If there’s one thing grief teaches us, it’s that grief is everywhere.
Somehow, until that fact dawned on us, however, we were not so blissfully unaware. Well, I know that’s how it was for me.
Until I suffered for the very first time, as a fresh-faced and still quite naïve 36-year-old, I really had no concept for what much of the world is like in this regard. Suffering is everywhere.
Everyone will experience grief. Everyone is floored by life at some point.
And then we have matriculation to enrol in one of the schools of hard knocks.
But the irony of life is there are those who insist on bypassing the school of grief in order to go to one of the other schools of hard knocks—one where there is no reprieve and no healing.
Everyone will be tested by the assessments of life taught in the school of grief.
Not everyone passes. Some turn to escape and fall into addiction, some choose extreme escape and leave this earth, some just avoid feeling any other way they can, while others get brutally bitter toward others, God or life itself, and they drag everyone around them who will go there with them into their journey of torment.
But if we sit in gentle, patient humility, accept the crushing, for that is what it is, we actually begin to answer the questions correctly on that bewildering assessment called grief. We recognise that to have no answer is the right answer. Grief is the only test where being bamboozled is the right response.
Grief is everywhere, and when we first walk through grief’s doors we suddenly come face-to-face with this reality. It’s as if a whole new world—one we very reluctantly take tentative steps into—opens up before us.
Suddenly, we begin to notice suffering is everywhere. The entire planet is littered with it. It intrigues us if only we accept we need every resource available to us to get through it alive.
How do people cope? How do they survive? We begin to become intensely interested, because we ourselves need those coping mechanisms that we know must exist—for hope won’t let us rest without searching for them.
In an environment where survival is the key objective, grief teaches an urgency, and piques our attention like nothing else has and like nothing else will. It’s a primer for growth, simply because if we don’t grow, we don’t survive.
So, there you have it. Grief teaches us that suffering is everywhere. Little wonder then, that the wounded healers of the age to come will be those who are grieving now, and who attain their healing; for, those who are the wounded healers now have been those who reconciled their grief and cannot help evangelise the gift of healing.

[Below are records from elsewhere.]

+                if (elect_one()) {
+                  mbar_arrive_expect_tx(&bars->w_full[sw], kLcWSlot);
+                  tma_load_2d(smemW + sw * kLcWSlot, &tmW, &bars->w_full[sw], kidx * 64, (ky * a.KW + kx) * a.Cout_pad_k + n0);
+                }
+                __syncwarp();
+                if (++sw == a.w_stages) { sw = 0; pw_ph ^= 1; }
+              }
+            }
+          }
+        }
+      }
+    }
+  } else {
+    setmaxnreg_inc<kEcMmaRegs>();
+    const int wg = (threadIdx.x >> 7) - 1, tid = threadIdx.x & 127, wq = tid >> 5;
+    uint8_t* stage = smemO + wg * kEcStageOut;
+    const uint32_t stage_u32 = smem_u32(stage);
+    const uint32_t a_slot16 = (uint32_t)a.a_slot_bytes >> 4, a_row16 = (uint32_t)a.a_row_bytes >> 4;
+    const uint32_t a_lo0 = gdesc_lo(smem_u32(smemA), 16);
+    const uint32_t w_lo0 = gdesc_lo(smem_u32(smemW) + wg * 64 * 128, 16);
+    const uint32_t bar_a_full = smem_u32(&bars->a_full[0]);
+    const uint32_t bar_w_full = smem_u32(&bars->w_full[0]);
+    const int ch = 64 * wg + 16 * wq + (lane >> 2);
+    int chunks = 0;
+    for (int s = 0; s < a.nsrc; ++s) chunks += a.src_chunks[s];
+    int sa = 0, sw = 0, held_a = -1, held_w = -1;
+    uint32_t pha = 0, phw = 0;
+    uint32_t a_lo = a_lo0, w_lo = w_lo0;
+    auto release_held = [&]() {
+      __syncwarp();
+      if (lane == 0) {
+        if (held_w >= 0) mbar_arrive(&bars->w_empty[held_w]);
+        if (held_a >= 0) mbar_arrive(&bars->a_empty[held_a]);
+      }
+      held_a = held_w = -1;
+    };
+    auto epilogue = [&](float (&dd)[kLcTW / 2], int n0, int b, int y, int x0) {
+      if (y >= a.H || n0 + 64 * wg >= a.ncols) return;
+      const int c_lo = n0 + ch, c_hi = c_lo + 8;
+      const float bias_lo = c_lo < a.Cout ? a.bias[c_lo] : 0.f, bias_hi = c_hi < a.Cout ? a.bias[c_hi] : 0.f;
+      const int fl_lo = EPI == PFB_EPI_RELU_APPEND_FLOW && c_lo >= a.Cout && c_lo < a.ncols ? c_lo - a.Cout : -1;
+      const int fl_hi = EPI == PFB_EPI_RELU_APPEND_FLOW && c_hi >= a.Cout && c_hi < a.ncols ? c_hi - a.Cout : -1;
+      const float* flow_row = EPI == PFB_EPI_RELU_APPEND_FLOW ? a.flow + ((size_t)b * a.H + y) * a.W * 2 : nullptr;
+      if (tid == 0) tma_store_wait_read();
+      named_barrier_sync(1 + wg, 128);
+#pragma unroll
+      for (int j = 0; j < kLcTW / 8; j += 2) {
+        const int m = lane >> 3;
+        const int px = 8 * (j + (m >> 1)) + (lane & 7);
+        const int piece = 2 * wq + (m & 1);
+        const uint32_t addr = stage_u32 + px * 128 + ((piece ^ (px & 7)) << 4);
+        float v[8];
+#pragma unroll
+        for (int q = 0; q < 8; ++q) v[q] = fmaxf(dd[4 * j + q] + ((q & 2) ? bias_hi : bias_lo), 0.f);
+        if (EPI == PFB_EPI_RELU_APPEND_FLOW && (fl_lo >= 0 || fl_hi >= 0)) {
+#pragma unroll
+          for (int q = 0; q < 8; ++q) {
+            const int f = (q & 2) ? fl_hi : fl_lo;
+            const int x = x0 + 8 * (j + (q >> 2)) + 2 * (lane & 3) + (q & 1);
+            if (f >= 0 && x < a.W) v[q] = flow_row[2 * x + f];
+          }
+        }
+        uint32_t r[4];
+#pragma unroll
+        for (int q = 0; q < 4; ++q) r[q] = ec_pack2<T>(v[2 * q], v[2 * q + 1]);
+        stmatrix_x4_trans(addr, r);
+      }
+      fence_proxy_async();
+      named_barrier_sync(1 + wg, 128);
+      if (tid == 0) {
+        tma_store_4d(&tmO, stage, a.out_offset + n0 + 64 * wg, x0, y, b);
+        tma_store_commit();
+      }
+    };
+    float d0[kLcTW / 2], d1[kLcTW / 2];
+    for (int w = blockIdx.x; w < a.n_work; w += gridDim.x) {
+      int n0, b, y0, x0;
+      decode(w, n0, b, y0, x0);
+      uint32_t acc = 0;
+      for (int g = 0; g < chunks * a.KH; ++g) {
+        mbar_wait_uniform(bar_a_full + 8 * sa, pha);
+        for (int kx = 0; kx < a.KW; ++kx) {
+          mbar_wait_uniform(bar_w_full + 8 * sw, phw);
+          const uint32_t xl = a_lo + 8u * kx;
+          lc_issue<kBF16>(d0, d1, w_lo, xl, xl + a_row16, acc);
+          wgmma_wait<1>();
+          reg_fence(d0);
+          reg_fence(d1);
+          release_held();
+          held_w = sw;
+          w_lo += kLcWSlot >> 4;
+          if (++sw == a.w_stages) { sw = 0; phw ^= 1; w_lo = w_lo0; }
+          if (kx == a.KW - 1) held_a = sa;
+          acc = 1;
+        }
+        a_lo += a_slot16;
+        if (++sa == a.a_stages) { sa = 0; pha ^= 1; a_lo = a_lo0; }
+      }
+      wgmma_wait<0>();
+      reg_fence(d0);
+      reg_fence(d1);
+      release_held();
+      epilogue(d0, n0, b, y0, x0);
+      epilogue(d1, n0, b, y0 + 1, x0);
+    }
+    if (tid == 0) asm volatile("cp.async.bulk.wait_group 0;" ::: "memory");
+  }
+}
+
+template <typename T, int EPI>
+static int launch_loop_conv_e(const CUtensorMap* tms, const CUtensorMap& tmW, const CUtensorMap& tmO, const LoopConvArgs& a, int grid,
+                              size_t smem, cudaStream_t s) {
+  static std::atomic<unsigned long long> attr_done{0};
+  int dev = 0;
+  PFB_CUDA(cudaGetDevice(&dev));
+  if (!(attr_done.load(std::memory_order_acquire) & (1ull << (dev & 63)))) {
+    PFB_CUDA(cudaFuncSetAttribute(loop_conv_umma_kernel<T, EPI>, cudaFuncAttributeMaxDynamicSharedMemorySize, 227 * 1024));
+    attr_done.fetch_or(1ull << (dev & 63), std::memory_order_release);
+  }
+  PFB_CUDA(launch_pdl(loop_conv_umma_kernel<T, EPI>, dim3(grid), dim3(kEcThreads), smem, s, tms[0], tms[1], tms[2], tmW, tmO, a));
+  return PFB_OK;
+}
+
+template <typename T>
+static int launch_loop_conv(int epilogue, const CUtensorMap* tms, const CUtensorMap& tmW, const CUtensorMap& tmO, const LoopConvArgs& a,
+                            int grid, size_t smem, cudaStream_t s) {
+  if (epilogue == PFB_EPI_RELU_APPEND_FLOW) return launch_loop_conv_e<T, PFB_EPI_RELU_APPEND_FLOW>(tms, tmW, tmO, a, grid, smem, s);
+  return launch_loop_conv_e<T, PFB_EPI_RELU>(tms, tmW, tmO, a, grid, smem, s);
+}
+
+static bool lc_aligned16(const void* p) { return (reinterpret_cast<uintptr_t>(p) & 15) == 0; }
+
+bool loop_conv_supported(const pfb_conv_params* p) {
+  if (p->dtype != PFB_F16 && p->dtype != PFB_BF16) return false;
+  if (p->epilogue != PFB_EPI_RELU && p->epilogue != PFB_EPI_RELU_APPEND_FLOW) return false;
+  if (!p->weight_k || !p->bias || p->addend || p->w_rows_per_sample) return false;
+  if (!lc_aligned16(p->out) || !lc_aligned16(p->weight_k) || p->out_stride % 8 || p->out_offset % 8) return false;
+  if (p->nsrc < 1 || p->nsrc > 3) return false;
+  int cin_pad = 0;
+  for (int i = 0; i < p->nsrc; ++i) {
+    const pfb_conv_src& s = p->src[i];
+    if (s.is_f32 || s.offset % 8 || s.stride % 8 || !lc_aligned16(s.ptr)) return false;
+    cin_pad += (int)align_up((size_t)s.channels, 64);
+  }
+  if (cin_pad != p->Cin_pad) return false;
+  if (p->epilogue == PFB_EPI_RELU_APPEND_FLOW && p->Cout + 2 > (int)align_up((size_t)p->Cout_pad_k, 64)) return false;
+  if (p->Cout > p->Cout_pad_k) return false;
+  LcPlan pl{};
+  return plan_loop_conv(p->B, p->H, p->W, p->KH, p->KW, p->Cout_pad_k, pl);
+}
+
+bool loop_conv_preferred(const pfb_conv_params* p) {
+  return ((p->KH == 3 && p->KW == 3) || (p->KH == 1 && p->KW == 1)) && p->Cout_pad_k % 128 == 0 && loop_conv_supported(p);
+}
+
+int loop_conv(const pfb_conv_params* p, cudaStream_t s) {
+  LcPlan pl{};
+  if (!loop_conv_supported(p) || !plan_loop_conv(p->B, p->H, p->W, p->KH, p->KW, p->Cout_pad_k, pl)) {
+    set_error("loop_conv: layer not supported");
+    return PFB_ERR_UNSUPPORTED;
+  }
+  LoopConvArgs a{};
+  CUtensorMap tms[3];
+  a.nsrc = p->nsrc;
+  for (int i = 0; i < p->nsrc; ++i) {
+    const pfb_conv_src& src = p->src[i];
+    a.src_chunks[i] = ceil_div(src.channels, 64);
+    a.src_coff[i] = src.offset;
+    uint64_t dims[4] = {(uint64_t)(src.offset + src.channels), (uint64_t)p->W, (uint64_t)p->H, (uint64_t)p->B};
+    uint64_t str[3] = {(uint64_t)src.stride * 2, (uint64_t)p->W * src.stride * 2, (uint64_t)p->H * p->W * src.stride * 2};
+    uint32_t box[4] = {64, (uint32_t)pl.patch_w, 1, 1};
+    int rc = make_tensor_map(&tms[i], src.ptr, p->dtype, 4, dims, str, box);
+    if (rc) return rc;
+  }
+  for (int i = p->nsrc; i < 3; ++i) tms[i] = tms[0];
+  CUtensorMap tmW, tmO;
+  {
+    uint64_t dims[2] = {(uint64_t)p->Cin_pad, (uint64_t)p->KH * p->KW * p->Cout_pad_k};
+    uint64_t str[1] = {(uint64_t)p->Cin_pad * 2};
+    uint32_t box[2] = {64, 128};
+    int rc = make_tensor_map(&tmW, p->weight_k, p->dtype, 2, dims, str, box);
+    if (rc) return rc;
+  }
+  a.ncols = p->epilogue == PFB_EPI_RELU_APPEND_FLOW ? p->Cout + 2 : p->Cout;
+  {
+    uint64_t dims[4] = {(uint64_t)(p->out_offset + a.ncols), (uint64_t)p->W, (uint64_t)p->H, (uint64_t)p->B};
+    uint64_t str[3] = {(uint64_t)p->out_stride * 2, (uint64_t)p->W * p->out_stride * 2, (uint64_t)p->H * p->W * p->out_stride * 2};
+    uint32_t box[4] = {64, (uint32_t)kLcTW, 1, 1};
+    int rc = make_tensor_map(&tmO, p->out, p->dtype, 4, dims, str, box);
+    if (rc) return rc;
+  }
+  a.B = p->B; a.H = p->H; a.W = p->W; a.KH = p->KH; a.KW = p->KW; a.Cout = p->Cout; a.Cout_pad_k = p->Cout_pad_k;
+  a.tiles_x = pl.tiles_x; a.row_pairs = pl.row_pairs; a.n_work = pl.n_work;
+  a.a_stages = pl.a_stages; a.a_slot_bytes = pl.a_slot_bytes; a.a_row_bytes = pl.a_row_bytes; a.patch_w = pl.patch_w;
+  a.w_stages = pl.w_stages;
+  a.out_offset = p->out_offset;
+  a.bias = p->bias;
+  a.flow = p->flow;
+  int grid = sm_count();
+  if (grid > pl.n_work) grid = pl.n_work;
+  ProfScope prof(KC_CONV, s);
+  if (p->dtype == PFB_F16) return launch_loop_conv<__half>(p->epilogue, tms, tmW, tmO, a, grid, pl.smem, s);
+  return launch_loop_conv<__nv_bfloat16>(p->epilogue, tms, tmW, tmO, a, grid, pl.smem, s);
+}
+
 }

Why are we so passionate about it? It’s because it works. We’re impelled to purpose.
There is a school named grief. Not everyone who is invited enters. Those who do, go there to deal with their pain, and they learn to feel, learning what they cannot learn elsewhere, and they graduate with honours in empathy and compassion, and are blessed in being a blessing wherever there is pain.
Grief teaches the lessons of pain in order that we might learn to sit and not fix, to attend and dwell with, not to advise, to continue to learn, not be know-it-alls.